Из-за угла показались какие-то люди.
– Женька, давай двигай за мной!
– он дернул ее за рукав и потащил за собой к зеленым насаждениям, окружавшим кардиологический центр со всех сторон. Пока они пробирались по колючим кустам к лазу в заборе, Женя отчитывала беглеца:
– Ты хоть понимаешь, что делаешь, а? Ты же после инфаркта,
– Жить вообще опасно, - ответил Туринский, деловито высовывая свой внушительный нос из лаза и оглядываясь по сторонам.
Одет он был вполне цивильно: в легкие льняные брюки и серую футболку, на ногах сандалии. Разве что легковато для начала сентября, но в глаза это не бросалось. Худощавый режиссер без труда просочился в дыру, а вот Мордвиновой пришлось попотеть, прежде чем она оказалась по ту сторону забора, на тротуаре.
– Ну, Женька, раздобрела на покое! Но ничего, я тебя теперь погоняю, - посмеивался Туринский, глядя, как она поправляет одежду и волосы.
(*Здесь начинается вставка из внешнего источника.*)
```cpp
static int cn_scatter_conv_g(int G, const float* const* srcs, long sbs, const float* const* wps,
                             const float* const* biases, float* const* outs, long obs, int B, int Csrc, int Hs,
                             int Ws, int Cdst, int Ho, int Wo, const int* khs, const int* kws, int stride,
                             const int* pads, const int* dils, int accumulate, hipStream_t stream) {
  if (stride < 1 || G * stride * stride > CN_MAX_CLASSES) return CN_ERR_ARG;
  for (int i = 0; i < G; ++i)
    if (khs[i] * kws[i] > CN_MAX_TAPS || khs[i] < 1 || kws[i] < 1) return CN_ERR_ARG;
  if (G == 1 && khs[0] == 1 && kws[0] == 1 && stride == 1 && pads[0] == 0 && Ho == Hs && Wo == Ws) {
    const int r1 = cn_conv1x1_launch(srcs[0], sbs, wps[0], biases ? biases[0] : nullptr, outs[0], obs, B, Csrc,
                                     Hs * Ws, Cdst, accumulate, stream);
    if (r1 != CN_ERR_ARG) return r1;
  }
  CnConvGeom g = {};
  const int rc = cn_set_groups(g, G, srcs, wps, biases, outs);
  if (rc != CN_OK) return rc;
  g.B = B; g.Cin = Csrc; g.Hin = Hs; g.Win = Ws; g.Cout = Cdst; g.Hout = Ho; g.Wout = Wo;
  g.xbs = sbs; g.ybs = obs; g.is = 1; g.os = stride;
  g.accumulate = accumulate;
  int nc = 0;
  for (int gi = 0; gi < G; ++gi) {
    const int pad = pads[gi], dil = dils[gi], KH = khs[gi], KW = kws[gi];
    if (dil < 1) return CN_ERR_ARG;
    for (int py = 0; py < stride; ++py)
      for (int px = 0; px < stride; ++px) {
        CnConvClass& k = g.cls[nc];
        k.grp = gi;
        k.Hg = cn_parity_extent(Ho, py, stride);
        k.Wg = cn_parity_extent(Wo, px, stride);
        if (k.Hg <= 0 || k.Wg <= 0) continue;
        k.oy0 = py; k.ox0 = px;
        k.ntaps = cn_parity_taps(py, px, KH, KW, stride, pad, dil, k.dy, k.dx, k.wt);
        ++nc;
      }
  }
  g.ncls = nc;
  if (nc == 0) return CN_OK;
  cn_sort_heavy_first(g.cls, nc);
  g.want_interleave = stride > 1 ? 1 : 0;
  return cn_conv_igemm_launch(g, stream);
}

static int cn_scatter_conv(const float* src, long sbs, const float* wp, const float* bias, float* out, long obs,
                           int B, int Csrc, int Hs, int Ws, int Cdst, int Ho, int Wo, int KH, int KW,
                           int stride, int pad, int dil, int accumulate, hipStream_t stream) {
  return cn_scatter_conv_g(1, &src, sbs, &wp, &bias, &out, obs, B, Csrc, Hs, Ws, Cdst, Ho, Wo, &KH, &KW, stride, &pad,
                           &dil, accumulate, stream);
}

extern "C" int cn_conv2d_bwd_data_f32(const float* dy, long dybs, const float* wp_t, float* dx, long dxbs,
                                      int B, int Cin, int Hin, int Win, int Cout, int KH, int KW, int stride,
                                      int pad, int dil, int accumulate, void* stream) {
  cn_bind_ws(stream);
  if (stride < 1) return CN_ERR_ARG;
  const int Hout = cn_conv_out(Hin, KH, stride, pad, dil);
  const int Wout = cn_conv_out(Win, KW, stride, pad, dil);
  return cn_scatter_conv(dy, dybs, wp_t, nullptr, dx, dxbs, B, Cout, Hout, Wout, Cin, Hin, Win, KH, KW, stride,
                         pad, dil, accumulate, (hipStream_t)stream);
}

extern "C" int cn_conv2d_fwd_grouped_f32(int G, const float* const* xs, long xbs, const float* const* wps,
                                         const float* const* biases, float* const* ys, long ybs, int B, int Cin,
                                         int Hin, int Win, int Cout, int KH, int KW, int stride, const int* pads,
                                         const int* dils, int accumulate, void* stream) {
  cn_bind_ws(stream);
  if (G < 1 || G > CN_MAX_GROUPS) return CN_ERR_ARG;
  if (stride < 1) return CN_ERR_ARG;
  const int Hout = cn_conv_out(Hin, KH, stride, pads[0], dils[0]);
  const int Wout = cn_conv_out(Win, KW, stride, pads[0], dils[0]);
  for (int i = 1; i < G; ++i)
    if (cn_conv_out(Hin, KH, stride, pads[i], dils[i]) != Hout ||
        cn_conv_out(Win, KW, stride, pads[i], dils[i]) != Wout)
      return CN_ERR_ARG;
  return cn_gather_conv_g(G, xs, xbs, wps, biases, ys, ybs, B, Cin, Hin, Win, Cout, Hout, Wout, KH, KW, stride,
                          pads, dils, accumulate, (hipStream_t)stream);
}

extern "C" int cn_conv2d_bwd_data_grouped_f32(int G, const float* const* dys, long dybs, const float* const* wps_t,
                                              float* const* dxs, long dxbs, int B, int Cin, int Hin, int Win,
                                              int Cout, const int* khs, const int* kws, int stride, const int* pads,
                                              const int* dils, int accumulate, void* stream) {
  cn_bind_ws(stream);
  if (G < 1 || G > CN_MAX_GROUPS) return CN_ERR_ARG;
  if (stride < 1) return CN_ERR_ARG;
  const int Hout = cn_conv_out(Hin, khs[0], stride, pads[0], dils[0]);
  const int Wout = cn_conv_out(Win, kws[0], stride, pads[0], dils[0]);
  for (int i = 1; i < G; ++i)
    if (cn_conv_out(Hin, khs[i], stride, pads[i], dils[i]) != Hout ||
        cn_conv_out(Win, kws[i], stride, pads[i], dils[i]) != Wout)
      return CN_ERR_ARG;
  return cn_scatter_conv_g(G, dys, dybs, wps_t, nullptr, dxs, dxbs, B, Cout, Hout, Wout, Cin, Hin, Win, khs, kws,
                           stride, pads, dils, accumulate, (hipStream_t)stream);
}

extern "C" int cn_conv_transpose2d_fwd_f32(const float* x, long xbs, const float* wp, const float* bias,
                                           float* y, long ybs, int B, int Cin, int Hin, int Win, int Cout,
                                           int KH, int KW, int stride, int pad, int out_pad, int accumulate,
                                           void* stream) {
  cn_bind_ws(stream);
// ... 70 lines not shown
```

Before: 385.0.

## Rewrite 1x1 conv GEMM with direct global-to-LDS DMA multi-stage pipeline

Replaces the register-staged 1x1 conv GEMM with a templated kernel that copies weight and activation tiles straight into LDS through global_load_lds, using an NST-deep buffer ring synchronised by explicit vmcnt waits and barriers. It adds odd-HW and dword-aligned staging variants plus smaller tile configurations chosen by a cost heuristic, so shapes that earlier returned an argument error (unaligned HW, Cout not suited to 128-wide tiles, too few blocks) now run on the GEMM path. The goal is to hide global load latency, drop the register round-trip, and cover more layers. In exchange it relies on hand-written inline waitcnt asm and dynamic LDS sizing, and the odd-HW path uses skewed indexing that is easy to get wrong.

```diff
diff --git a/cultionet_amd/csrc/cn_conv.hip b/cultionet_amd/csrc/cn_conv.hip
--- a/cultionet_amd/csrc/cn_conv.hip
+++ b/cultionet_amd/csrc/cn_conv.hip
@@ -875,73 +875,134 @@
   int B, Cin, Cout, HW, Kpad, Npad, tiles_per_img, grid_x, grid_y, accumulate;
   long xbs, ybs;
 };
-#define KC1 32
-
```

– Еще издеваешься, граф Монте-Кристо хренов, - огрызнулась Женя.
– У меня жилетка толстая.
– Жилетка!
– фыркнул режиссер и направился к проезжей части.
Он поднял руку, останавливая машину. Попался частник, плохо говорящий по-русски.
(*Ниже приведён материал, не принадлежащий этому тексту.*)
@@ -665,7 +677,7 @@
     unsigned long long base = 0;
     uint32_t need = 0;
     if (mine && lane == 0) {
-      const uint32_t old_act = a.r.act_cnt[c];
+      const uint32_t old_act = a.r.act_cnt[c], old_create = s_old_create[warp];
       need = (n_act > a.sc.act_res[c] ? 1u : 0u) | (n_create_cluster > a.sc.cre_res[c] ? 2u : 0u);
       if (need) base = atomicAdd(reinterpret_cast<unsigned long long *>(&a.r.totals[8]), ((unsigned long long)((need & 2u) ? n_create_cluster : 0u) << 32) | ((need & 1u) ? n_act : 0u));
       if ((need & 1u) && (uint64_t)(uint32_t)base + n_act > a.n.n_pods) a.sc.inc[KR_INC_VOID] = 1u;
@@ -722,7 +734,7 @@
 #pragma unroll
           for (int k = 0; k < K; k++) {
             if ((pw[k] >> 16) == gi && (pw[k] & KR_PP_HAS_REPLICA_IDX) && (mh ? ((mh_head >> k) & 1u) != 0 : (act[k] == KR_ACT_KEEP && pidx[k] != 0xFFFFFFFFu))) {
-              const int32_t idx = (int32_t)ridx[k];
+              const int32_t idx = (int32_t)__ldcg(&a.sc.bucket[(size_t)c * S + k * 32 + lane].z);
               if (idx >= 0 && (uint64_t)idx >= w0 && (uint64_t)idx < w0 + 1024 && (uint64_t)idx < bound)
                 atomicOr(&s_bits[warp][(idx - w0) >> 5], 1u << ((idx - w0) & 31));
             }
diff --git a/kuberay_b200/csrc/kr_decide.cuh b/kuberay_b200/csrc/kr_decide.cuh
--- a/kuberay_b200/csrc/kr_decide.cuh
+++ b/kuberay_b200/csrc/kr_decide.cuh
@@ -63,8 +63,8 @@
   __device__ __forceinline__ int32_t g0_hosts() const { return 0; }
 };
 struct RecordCI {
-  uint32_t word;
-  __device__ __forceinline__ uint32_t w(int i) const { return __shfl_sync(0xFFFFFFFFu, word, i); }
+  const uint32_t *rec;
+  __device__ __forceinline__ uint32_t w(int i) const { return rec[i]; }
   __device__ __forceinline__ uint8_t byte(int i, int b) const { return (uint8_t)(w(i) >> (8 * b)); }
   __device__ __forceinline__ uint32_t flags() const { return w(KR_CI_FLAGS); }
   __device__ __forceinline__ uint8_t ext_err_kind() const { return byte(KR_CI_B0, 1); }
@@ -91,18 +91,17 @@
   __device__ __forceinline__ int32_t g0_hosts() const { return (int32_t)w(KR_CI_G0_HOSTS); }
 };
 
-template <class CI>
-__device__ __forceinline__ void status_rollup(const SnapDev &s, const kr_flags &f, const CI &ci, kr_cluster_result &cr, uint32_t P, uint32_t n_heads,
+template <class CI, class CR>
+__device__ __forceinline__ void status_rollup(const SnapDev &s, const kr_flags &f, const CI &ci, CR &cr, uint32_t P, uint32_t n_heads,
                                               int32_t head_pod, int32_t aux, uint32_t head_name_id, int32_t ready, int32_t available, bool all_running) {
   const uint32_t cf = ci.flags();
   const bool gate = f.gate_status_conditions != 0;
   const bool reconcile_err = cr.err_kind != KR_ERR_NONE;
   const uint8_t ek = ci.ext_err_kind();
-  uint8_t cst[KR_NUM_CONDS], cvr[KR_NUM_CONDS], ocst[KR_NUM_CONDS], ocvr[KR_NUM_CONDS];
-#pragma unroll
-  for (int k = 0; k < KR_NUM_CONDS; k++) { ocst[k] = cst[k] = ci.cond_status(k); ocvr[k] = cvr[k] = ci.cond_variant(k); }
-  const uint32_t old_reason = ci.reason(), old_msg0 = ci.msg(0), old_msg1 = ci.msg(1);
-  uint32_t hpr_reason = old_reason, hpr_msg = old_msg0, rf_msg = old_msg1;
+  uint8_t cst[KR_NUM_CONDS], cvr[KR_NUM_CONDS];
+#pragma unroll
+  for (int k = 0; k < KR_NUM_CONDS; k++) { cst[k] = ci.cond_status(k); cvr[k] = ci.cond_variant(k); }
+  uint32_t hpr_reason = ci.reason(), hpr_msg = ci.msg(0), rf_msg = ci.msg(1);
   if (gate) {
     if (reconcile_err) {
       if (ek >= KR_EXT_ERR_FAILED_DELETE_ALL_PODS && ek <= KR_EXT_ERR_FAILED_CREATE_WORKER_POD) {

– Прости, брат, - сказал Туринский.
– Тебе не подойдет наш маршрут, заблудишься.
Таксист пожал плечами и отъехал. Еще две машины пропустил Виктор Алексеевич, прежде чем скомандовал своей спутнице:
– Садись!
Мордвинова послушно забралась на заднее сиденье, с наслаждением откинулась на спинку и закрыла глаза. Устала. Она не разобрала, что сказал водителю Туринский. Машина тронулась, и Женя внезапно провалилась в сон: сказался хронический недосып последней рабочей недели. Проснулась также внезапно, когда они остановились, и Виктор сказал:
– Вылезай, приехали!
Спрятав бумажник в карман, он открыл перед ней дверцу. Женя с трудом выбралась из машины: ноги затекли от неудобного положения, пока она спала. Такси тотчас отъехало. Мордвинова огляделась по сторонам. С одной стороны стеной стоял лес, с другой - вдали виднелись редкие строения, тянулись заборы. Женя удивленно спросила:
– Мы где?
– В писательском поселке Шишкино, под Москвой, - ответил Туринский и направился к воротам усадьбы, утопающей в зелени.
Женя шла за ним и растерянно бормотала:
– Мне же на работу надо...
– Какая работа, Жень?
– обернулся Туринский.
– Ты же не бросишь больного человека одного на даче!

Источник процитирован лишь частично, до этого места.